- TO DO
Print the records again, matching each line exactly.

- RECORDS SHOWN
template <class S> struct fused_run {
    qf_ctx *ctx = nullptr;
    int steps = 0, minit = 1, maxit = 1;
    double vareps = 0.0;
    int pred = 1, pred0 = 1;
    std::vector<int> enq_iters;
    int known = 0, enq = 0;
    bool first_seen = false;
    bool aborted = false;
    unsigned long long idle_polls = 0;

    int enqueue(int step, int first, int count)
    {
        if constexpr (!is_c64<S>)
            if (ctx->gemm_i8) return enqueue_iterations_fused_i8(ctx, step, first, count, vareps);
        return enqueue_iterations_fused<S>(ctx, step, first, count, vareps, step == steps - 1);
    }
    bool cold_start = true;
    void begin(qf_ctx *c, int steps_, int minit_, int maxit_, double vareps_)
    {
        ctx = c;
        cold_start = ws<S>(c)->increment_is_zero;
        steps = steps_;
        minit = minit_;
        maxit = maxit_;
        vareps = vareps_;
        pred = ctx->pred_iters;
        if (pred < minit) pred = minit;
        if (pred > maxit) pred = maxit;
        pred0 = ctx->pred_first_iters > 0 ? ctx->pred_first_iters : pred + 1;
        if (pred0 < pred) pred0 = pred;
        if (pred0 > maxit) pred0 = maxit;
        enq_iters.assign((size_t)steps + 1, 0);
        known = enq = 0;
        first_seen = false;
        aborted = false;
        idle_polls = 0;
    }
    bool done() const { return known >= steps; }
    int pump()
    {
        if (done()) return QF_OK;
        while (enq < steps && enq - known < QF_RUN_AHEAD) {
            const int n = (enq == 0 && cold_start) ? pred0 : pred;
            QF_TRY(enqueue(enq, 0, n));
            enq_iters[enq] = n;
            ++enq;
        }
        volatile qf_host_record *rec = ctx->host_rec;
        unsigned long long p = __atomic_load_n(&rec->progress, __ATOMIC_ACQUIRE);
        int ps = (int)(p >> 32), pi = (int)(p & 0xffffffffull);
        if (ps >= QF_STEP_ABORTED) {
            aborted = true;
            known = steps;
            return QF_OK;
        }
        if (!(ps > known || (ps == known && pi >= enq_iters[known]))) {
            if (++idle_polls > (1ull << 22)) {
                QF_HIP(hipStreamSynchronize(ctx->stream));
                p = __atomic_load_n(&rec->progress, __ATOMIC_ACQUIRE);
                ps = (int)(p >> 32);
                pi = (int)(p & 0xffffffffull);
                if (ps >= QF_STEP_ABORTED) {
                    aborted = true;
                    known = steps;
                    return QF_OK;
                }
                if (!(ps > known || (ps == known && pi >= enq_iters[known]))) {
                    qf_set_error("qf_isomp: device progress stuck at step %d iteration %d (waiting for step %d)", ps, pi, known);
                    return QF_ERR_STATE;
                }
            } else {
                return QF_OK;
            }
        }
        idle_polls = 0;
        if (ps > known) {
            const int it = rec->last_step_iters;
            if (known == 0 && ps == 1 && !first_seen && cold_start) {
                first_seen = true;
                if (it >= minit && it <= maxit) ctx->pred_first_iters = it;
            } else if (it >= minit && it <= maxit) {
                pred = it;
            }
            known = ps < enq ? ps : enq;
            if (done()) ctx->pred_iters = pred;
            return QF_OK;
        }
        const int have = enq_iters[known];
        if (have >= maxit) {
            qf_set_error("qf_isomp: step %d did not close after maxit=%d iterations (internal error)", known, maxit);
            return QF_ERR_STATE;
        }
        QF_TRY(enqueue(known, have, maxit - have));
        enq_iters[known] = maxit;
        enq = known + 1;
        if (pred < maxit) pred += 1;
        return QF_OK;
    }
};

- FINISHED TASK
template <class S> struct fused_run {
    qf_ctx *ctx = nullptr;
    int steps = 0, minit = 1, maxit = 1;
    double vareps = 0.0;
    int pred = 1, pred0 = 1;
    std::vector<int> enq_iters;
    int known = 0, enq = 0;
    bool first_seen = false;
    bool aborted = false;
    unsigned long long idle_polls = 0;

    int enqueue(int step, int first, int count)
    {
        if constexpr (!is_c64<S>)
            if (ctx->gemm_i8) return enqueue_iterations_fused_i8(ctx, step, first, count, vareps);
        return enqueue_iterations_fused<S>(ctx, step, first, count, vareps, step == steps - 1);
    }
    bool cold_start = true;
    void begin(qf_ctx *c, int steps_, int minit_, int maxit_, double vareps_)
    {
        ctx = c;
        cold_start = ws<S>(c)->increment_is_zero;
        steps = steps_;
        minit = minit_;
        maxit = maxit_;
        vareps = vareps_;
        pred = ctx->pred_iters;
        if (pred < minit) pred = minit;
        if (pred > maxit) pred = maxit;
        pred0 = ctx->pred_first_iters > 0 ? ctx->pred_first_iters : pred + 1;
        if (pred0 < pred) pred0 = pred;
        if (pred0 > maxit) pred0 = maxit;
        enq_iters.assign((size_t)steps + 1, 0);
        known = enq = 0;
        first_seen = false;
        aborted = false;
        idle_polls = 0;
    }
    bool done() const { return known >= steps; }
    int pump()
    {
        if (done()) return QF_OK;
        while (enq < steps && enq - known < QF_RUN_AHEAD) {
            const int n = (enq == 0 && cold_start) ? pred0 : pred;
            QF_TRY(enqueue(enq, 0, n));
            enq_iters[enq] = n;
            ++enq;
        }
        volatile qf_host_record *rec = ctx->host_rec;
        unsigned long long p = __atomic_load_n(&rec->progress, __ATOMIC_ACQUIRE);
        int ps = (int)(p >> 32), pi = (int)(p & 0xffffffffull);
        if (ps >= QF_STEP_ABORTED) {
            aborted = true;
            known = steps;
            return QF_OK;
        }
        if (!(ps > known || (ps == known && pi >= enq_iters[known]))) {
            if (++idle_polls > (1ull << 22)) {
                QF_HIP(hipStreamSynchronize(ctx->stream));
                p = __atomic_load_n(&rec->progress, __ATOMIC_ACQUIRE);
                ps = (int)(p >> 32);
                pi = (int)(p & 0xffffffffull);
                if (ps >= QF_STEP_ABORTED) {
                    aborted = true;
                    known = steps;
                    return QF_OK;
                }
                if (!(ps > known || (ps == known && pi >= enq_iters[known]))) {
                    qf_set_error("qf_isomp: device progress stuck at step %d iteration %d (waiting for step %d)", ps, pi, known);
                    return QF_ERR_STATE;
                }
            } else {
                return QF_OK;
            }
        }
        idle_polls = 0;
        if (ps > known) {
            const int it = rec->last_step_iters;
            if (known == 0 && ps == 1 && !first_seen && cold_start) {
                first_seen = true;
                if (it >= minit && it <= maxit) ctx->pred_first_iters = it;
            } else if (it >= minit && it <= maxit) {
                pred = it;
            }
            known = ps < enq ? ps : enq;
            if (done()) ctx->pred_iters = pred;
            return QF_OK;
        }
        const int have = enq_iters[known];
        if (have >= maxit) {
            qf_set_error("qf_isomp: step %d did not close after maxit=%d iterations (internal error)", known, maxit);
            return QF_ERR_STATE;
        }
        QF_TRY(enqueue(known, have, maxit - have));
        enq_iters[known] = maxit;
        enq = known + 1;
        if (pred < maxit) pred += 1;
        return QF_OK;
    }
};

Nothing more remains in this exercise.